November 20, 2014

sometimes I wanna punch Norman Rockwell in the mouth.



That’s sinful.  Sorry. 

Norman Rockwell was the artist who painted a lot of classic pieces that showed American culture in the mid 1900s.  Life was good. Families were together.  People were happy.  He did a Thanksgiving piece called “Freedom from want” where the big family with big smiles is gathered around a big turkey.  It’s what Thanksgiving is supposed to look like.

It’s a beautiful painting.  Nobody is eating alone, hurting and wishing for things to be like how they were. Nobody’s just pretending to be thankful while they feel empty.  Nobody spilled on the carpet, and so nobody is yelling.   Nobody is drunk and saying things that they shouldn’t.  Everyone’s happy and actually speaking to each other.  Nobody’s crying in the back room.

I want to punch Norman Rockwell in the mouth because it’s a beautiful painting, but sometimes Thanksgiving doesn’t look like that.  If your Thanksgiving doesn’t look like it should, it’s painful seeing the perfect family with perfect smiles who have no problems.  We want that.

We want it so bad we’re willing to chase down self help books that don’t really help. We’re willing to pretend everything’s fine when it isn’t.  We’re willing to pretend, at least for a day, that our families aren’t broken somehow.  We act out our traditions and hope nobody messes up their part so we can recreate that Norman Rockwell Thanksgiving.  Some years it seems to work.  Some years it doesn’t, no matter how hard you try. 

Sometimes you sit down to a meal of thanksgiving with a family that doesn’t look like everyone else’s family.  With friends who are spending the whole meal arguing. While someone is secretly planning to betray you with a kiss.


Jesus did. It was His last supper. We call it the Eucharist.  It means thanksgiving.  The last supper was a meal of Thanksgiving.  It wasn’t because it was the perfect meal with the perfect family.  Far from it.  It was because in it, our Lord gives Himself to sinners.  He speaks words so powerful they cut right through all of the sin and pain at that table.  “Take. Eat. This is My body, given for you.  Take. Drink. This is my blood of the New Testament, shed for you, for the forgiveness of your sins.”

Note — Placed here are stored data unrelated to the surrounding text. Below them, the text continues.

def _pool_args(x, ldx, D, n, Lx, plan=None, mask=None, mask_div=1, score=None, v=None, ldv=0, scale=1.0, alpha=None, out=None,
               ldo=0, add_in=None, ldadd=0, dout=None, lddo=0, dout2=None, lddo2=0, dx=None, lddx=0, dx_accumulate=False,
               dscore=None, dv=None, lddv=0, th=None, w2=None, alpha_b=None, dout_b=None, lddo_b=0, dscore_b=None, v_b=None, ldv_b=0, scale_b=1.0):
    a = L.PoolArgs()
    a.x, a.ldx, a.D, a.n, a.L = _p(x), ldx, D, n, Lx
    a.packed = int(plan is not None)
    if plan is not None:
        a.off, a.slen, a.order = _p(plan.off), _p(plan.slen), _p(plan.order)
    if mask is not None:
        a.mask = _p(mask.view(torch.uint8) if mask.dtype == torch.bool else mask)
    a.mask_div = mask_div
    a.score, a.v, a.ldv, a.scale, a.alpha = _p(score), _p(v), ldv, float(scale), _p(alpha)
    a.out, a.ldo, a.add_in, a.ldadd = _p(out), ldo, _p(add_in), ldadd
    a.dout, a.lddo, a.dout2, a.lddo2 = _p(dout), lddo, _p(dout2), lddo2
    a.dx, a.lddx, a.dx_accumulate, a.dscore, a.dv, a.lddv = _p(dx), lddx, int(dx_accumulate), _p(dscore), _p(dv), lddv
    if th is not None:
        a.th, a.ldth, a.A, a.w2 = _p(th), th.stride(0), th.shape[1], _p(w2)
    if alpha_b is not None:
        a.alpha_b, a.dout_b, a.lddo_b, a.dscore_b, a.v_b, a.ldv_b, a.scale_b = _p(alpha_b), _p(dout_b), lddo_b, _p(dscore_b), _p(v_b), ldv_b, float(scale_b)
    return a


def _pool_span(family, kw, per_token_arrays):
    if not _prof.active():
        return _NOSPAN
    plan, D, n, Lx = kw.get('plan'), kw['D'], kw['n'], kw['Lx']
    th = kw.get('th')
    per_row = 4.0 * (D * per_token_arrays + (th.shape[1] if th is not None else 0) + 2)
    return _hbm_span(family, per_row, n * Lx, dyn=plan.total if plan is not None else None, fixed=4.0 * n * D * 3)


def pool_fwd(**kw):
    with _pool_span('pool_fwd', kw, 1):
        L.check(L.lib().nnr_attn_pool_fwd(C.byref(_pool_args(**kw)), _s()), 'nnr_attn_pool_fwd')


def pool_bwd(**kw):
    with _pool_span('pool_bwd', kw, (3 if kw.get('dx_accumulate') else 2) if kw.get('dx') is not None else 1):
        L.check(L.lib().nnr_attn_pool_bwd(C.byref(_pool_args(**kw)), _s()), 'nnr_attn_pool_bwd')


def add_(y, x, alpha=1.0):
    assert y.is_contiguous() and x.is_contiguous() and y.numel() == x.numel()
    L.check(L.lib().nnr_add(_p(y), _p(x), y.numel(), alpha, _s()), 'nnr_add')
    return y


def add_atomic_(y, x, alpha=1.0):
    assert y.is_contiguous() and x.is_contiguous() and y.numel() == x.numel()
    L.check(L.lib().nnr_add_atomic(_p(y), _p(x), y.numel(), alpha, _s()), 'nnr_add_atomic')
    return y


def expand_rows(x, N):
    B, D = x.shape
    y = torch.empty((B, N, D), device=x.device, dtype=torch.float32)
    L.check(L.lib().nnr_expand_rows_fwd(_p(x), _p(y), B, N, D, _s()), 'nnr_expand_rows_fwd')
    return y


def expand_rows_bwd(dy):
    B, N, D = dy.shape
    dx = torch.empty((B, D), device=dy.device, dtype=torch.float32)
    L.check(L.lib().nnr_expand_rows_bwd(_p(dy), _p(dx), B, N, D, _s()), 'nnr_expand_rows_bwd')
    return dx


def add2d(y, ldy, x, ldx, rows, cols, alpha=1.0, accumulate=False):
    L.check(L.lib().nnr_add2d(_p(y), ldy, _p(x), ldx, rows, cols, alpha, accumulate, _s()), 'nnr_add2d')


def gate_bwd(dHt, H, G, dH, dpre, plan, cols):
    with _hbm_span('gate_bwd', 5 * 4.0 * cols, plan.cap, dyn=plan.total):
        return _gate_bwd(dHt, H, G, dH, dpre, plan, cols)


def _gate_bwd(dHt, H, G, dH, dpre, plan, cols):
    L.check(L.lib().nnr_gate_bwd(_p(dHt), _p(H), _p(G), _p(dH), _p(dpre), _p(plan.total), plan.cap, cols, _s()), 'nnr_gate_bwd')


def packed_seq_sum(x, D, plan, out):
    L.check(L.lib().nnr_packed_seq_sum(_p(x), D, _p(plan.off), _p(plan.slen), plan.n, _p(out), _s()), 'nnr_packed_seq_sum')


def tanh_score_bwd(th, ds, w2, dw2, plan, A):
    rows = plan.cap if plan is not None else th.shape[0]
    ws = _slot_ws(th.device, A)
    L.check(L.lib().nnr_tanh_score_bwd(_p(th), _p(ds), _p(w2), _p(dw2), _p(plan.total) if plan is not None else None, rows, A, _p(ws),
                                       _s()), 'nnr_tanh_score_bwd')


def small_embed_fwd(table, idx, out_view, ldo, p, seed):
    n, dim = idx.numel(), table.shape[1]
    L.check(L.lib().nnr_small_embed_fwd(_p(table), _p(idx), n, dim, _p(out_view), ldo, p, seed, _s()), 'nnr_small_embed_fwd')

When we celebrate the Lord’s Supper, the Eucharist, we really do eat and drink Christ’s body and blood.  We really do receive the forgiveness of sins.  Your sins are forgiven.  That changes things.  It means that what’s broken around you is healed.  Not in a “let’s just pretend” way.  Real, in a way that lets us actually take all of the pain and frustration and lay it at the foot of the cross where our Lord died for us, bearing the weight of all of our sin for us, and call it finished. Real, in a real way that lets us cast off the guilt for what we’ve done wrong to the ones closest to us.  Real, in a way that lets us look at the people across the table with eyes that don’t see sin, but a sinner who Christ actually died for.  Real, in a way that undoes the power of death itself, and gives us hope that those who have been cut off from us in faith are not gone, but we will see them again in the fullness of the Marriage Feast of the Lamb in His Kingdom which has no end. 

Christians celebrate the Eucharist on Thanksgiving because it’s a meal that forgives so powerfully that it undoes sin and joins us to heaven itself.  Christians don’t have perfect families.  They have Jesus, who forgives.  When they sit down together, they sit down as brothers and sisters in Christ, forgiven, and whole, joined by a God who loved them enough to feed them with His own body and blood.